▼▼▼

@@ -116,11 +123,25 @@
 	constexpr uint32_t QCAP = 256;
 	__shared__ uint32_t q_pair[TPB / 64][QCAP];
 	__shared__ uint32_t q_min[TPB / 64][64];
+#if VG_QUEUE_SWEEPS || VG_QUEUE_CROSS
+	__shared__ uint32_t s_queue[2][2];
+#endif
+#if VG_QUEUE_CROSS
+	constexpr uint32_t CCAP = 768;
+	__shared__ uint32_t s_cross[CCAP];
+	constexpr uint32_t Q_FIRST = 1;
+#else
+	constexpr uint32_t Q_FIRST = 0;
+#endif
 
 	const uint32_t tid = threadIdx.x, lane = threadIdx.x & 63;
 	const uint32_t wv = (uint32_t)__builtin_amdgcn_readfirstlane((int)(threadIdx.x >> 6));
+#if VG_QUEUE_SWEEPS
+	const uint32_t pw = wv * 64u;
+#else
 	const uint32_t rot = wave_rot(blockIdx.x);
 	const uint32_t pw = ((wv + rot) & 3u) * 64u;
+#endif
 	const uint32_t tile = xcd_remap(blockIdx.x, n_tiles);
 	const uint2 t = tiles[tile];
 	const GlyphDesc g = glyphs[t.x];
@@ -147,8 +168,33 @@
 	asm volatile("" : "+s"(y_mid));
 	const float mpix = 0.5f * wh + 1.0f;
 	uint32_t par = 0;
-	if (tid == 0)
+	if (tid == 0) {
 		s_mbits[0] = __float_as_uint(mpix);
+#if VG_QUEUE_SWEEPS || VG_QUEUE_CROSS
+		s_queue[0][0] = Q_FIRST;
+		s_queue[0][1] = 0;
+#endif
+	}
+#if VG_QUEUE_SWEEPS || VG_QUEUE_CROSS
+	auto take = [&](uint32_t slot) {
+		uint32_t u = 0;
+		if (lane == 0)
+			u = atomicAdd(&s_queue[slot][0], 1u);
+		return (uint32_t)__builtin_amdgcn_readfirstlane((int)u);
+	};
+#endif
+#if VG_QUEUE_SWEEPS
+	const uint32_t n_units = (p_end - p0 + 63u) / 64u;
+#endif
+	auto cross = [&](int gx0, int gy0, double vx, double vy, double dx, double dy, bool up, int yy) {
+		const double x0c = (double)gx0 + 0.5, y0c = (double)gy0 + 0.5;
+		const double pyy = (double)yy + y0c;
+		const double tc = (pyy - vy) / dy;
+		const double xc = vx + tc * dx;
+		const int k = first_ge(xc, x0c, 0, (int)g.w);
+		if (k < (int)g.w)
+			atomicAdd(&s_delta[(uint32_t)(y_hi - yy) * stride + (uint32_t)k], up ? -1 : 1);
+	};
 	const float mabs0 = VG_M_MABS0(fmaxf(fmaxf(fabsf((float)g.x0), fabsf((float)g.y0)),
 	                                     fmaxf(fabsf((float)g.x0 + (float)g.w), fabsf((float)g.y0 + (float)g.h))));
 
@@ -253,16 +299,32 @@
 			{
 				const uint32_t incl = wave_scan_add(nrow);
 				const uint32_t total = (uint32_t)__builtin_amdgcn_readlane((int)incl, 63);
-				auto cross = [&](double vx, double vy, double dx, double dy, bool up, int yy) {
-					const double x0c = (double)gx0 + 0.5, y0c = (double)gy0 + 0.5;
-					const double pyy = (double)yy + y0c;
-					const double tc = (pyy - vy) / dy;
-					const double xc = vx + tc * dx;
-					const int k = first_ge(xc, x0c, 0, (int)g.w);
-					if (k < (int)g.w)
-						atomicAdd(&s_delta[(uint32_t)(y_hi - yy) * stride + (uint32_t)k], up ? -1 : 1);
-				};
+#if VG_QUEUE_CROSS
+				uint32_t cbase = CCAP;
+				if (total != 0) {
+					if (lane == 0) {
+						uint32_t seen = s_queue[par][1];
+						while (seen + total <= CCAP) {
+							const uint32_t was = atomicCAS(&s_queue[par][1], seen, seen + total);
+							if (was == seen) {
+								cbase = seen;
+								s_queue[par][0] = 0;
+								break;
+							}
+							seen = was;
+						}
+					}
+					cbase = (uint32_t)__builtin_amdgcn_readfirstlane((int)cbase);
+				}
+				if (cbase != CCAP) {
+					uint32_t off = cbase + incl - nrow;
+#pragma unroll 1
+					for (uint32_t r = 0; r < nrow; r++)
+						s_cross[off++] = (tid << 10) | (uint32_t)(y_hi - (ya + (int)r));
+				} else
+#endif
 				if (total != 0 && total <= QCAP) {
+					VG_COUNT(cn_cross += (total + 63) / 64);
 					uint32_t off = incl - nrow;
 #pragma unroll 1
 					for (uint32_t r = 0; r < nrow; r++)
@@ -275,16 +337,17 @@
 							const uint32_t e = q_pair[wv][idx];
 							const uint32_t si = (tid & ~63u) + (e >> 10);
 							const double vx = e_vx[si], vy = e_vy[si], wx = e_wx[si], wy = e_wy[si];
-							cross(vx, vy, wx - vx, wy - vy, vy < wy, y_hi - (int)(e & 1023u));
+							cross(gx0, gy0, vx, vy, wx - vx, wy - vy, vy < wy, y_hi - (int)(e & 1023u));
 						}
 					}
 					__builtin_amdgcn_fence(__ATOMIC_ACQ_REL, "wavefront");
 					__builtin_amdgcn_wave_barrier();
 				} else if (total != 0) {
+					VG_COUNT(cn_cross += 1);
 					if (nrow != 0) {
 						const double vx = e_vx[i], vy = e_vy[i], wx = e_wx[i], wy = e_wy[i];
 						for (uint32_t r = 0; r < nrow; r++)
-							cross(vx, vy, wx - vx, wy - vy, vy < wy, ya + (int)r);
+							cross(gx0, gy0, vx, vy, wx - vx, wy - vy, vy < wy, ya + (int)r);
 					}
 				}
 			}
@@ -293,9 +356,17 @@
 		__syncthreads();
 		VG_STAMP(3);
 		const float Mc = __uint_as_float(s_mbits[par]);
+#if VG_QUEUE_SWEEPS || VG_QUEUE_CROSS
+		const uint32_t qs = par;
+#endif
 		par ^= 1u;
-		if (tid == 0)
+		if (tid == 0) {
 			s_mbits[par] = __float_as_uint(mpix);
+#if VG_QUEUE_SWEEPS || VG_QUEUE_CROSS
+			s_queue[par][0] = Q_FIRST;
+			s_queue[par][1] = 0;
+#endif
+		}
 		const bool sane = VG_M_SANE(Mc);
 		const bool bounded = VG_M_BOUNDED(Mc);
 		const float pad = VG_M_PAD(Mc);
@@ -308,17 +379,57 @@
 		const float e64 = VG_M_E64(VG_E64_C * M * (M + mabs0 + M));
 		const float herr_c1 = VG_HERR_SLACK * VG_HERR_C1 * M, herr_c3 = VG_HERR_SLACK * VG_HERR_C3 * M * M + e64;
 
+#if VG_QUEUE_CROSS
+		auto pooled_crossings = [&]() {
+			int gx0 = g.x0, gy0 = g.y0;
+			asm volatile("" : "+s"(gx0), "+s"(gy0));
+			const uint32_t n_cross = (uint32_t)__builtin_amdgcn_readfirstlane((int)s_queue[qs][1]);
+			VG_COUNT(cn_cross += (n_cross + 63) / 64);
+			for (uint32_t base = 0; base < n_cross; base += 64) {
+				const uint32_t idx = base + lane;
+				if (idx < n_cross) {
+					const uint32_t e = s_cross[idx];
+					const uint32_t si = e >> 10;
+					const double vx = e_vx[si], vy = e_vy[si], wx = e_wx[si], wy = e_wy[si];
+					cross(gx0, gy0, vx, vy, wx - vx, wy - vy, vy < wy, y_hi - (int)(e & 1023u));
+				}
+			}
+		};
+#endif
+#if VG_QUEUE_SWEEPS
+#pragma unroll 1
+		for (;;) {
+			asm volatile("" ::: "memory");
+			uint32_t u = take(qs);
+#if VG_QUEUE_CROSS
+			if (u == 0) {
+				pooled_crossings();
+				continue;
+			}
+			u -= 1u;
+#endif
+			if (u >= n_units)
+				break;
+			const uint32_t sidx = u * 64u + lane;
+			const uint32_t o = p0 + sidx;
+#else
+#if VG_QUEUE_CROSS
+		if (take(qs) == 0)
+			pooled_crossings();
+#endif
 #pragma unroll 1
 		for (uint32_t k = 0; k < T; k++) {
 			asm volatile("" ::: "memory");
+			const uint32_t sidx = k * TPB + tid;
 			const uint32_t o = p0 + k * TPB + pw + lane;
 			if (p0 + k * TPB + pw >= npix)
 				continue;
-			const uint32_t pe = st_pix[k * TPB + tid];
+#endif
+			const uint32_t pe = st_pix[sidx];
 			const float rpx = pix_rpx(pe);
 			const int roff = (int)pix_roff(pe);
 			const float rpy = (float)(y_mid - roff) + 0.5f;
-			float ub2 = st_ub2[k * TPB + tid];
+			float ub2 = st_ub2[sidx];
 			VG_STAMP(0);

▲▲▲

◆ WHAT YOU HAVE TO DO
In the records above, how many lines include the string "take"? Answer with only the number.

◆ TASK RESULT
3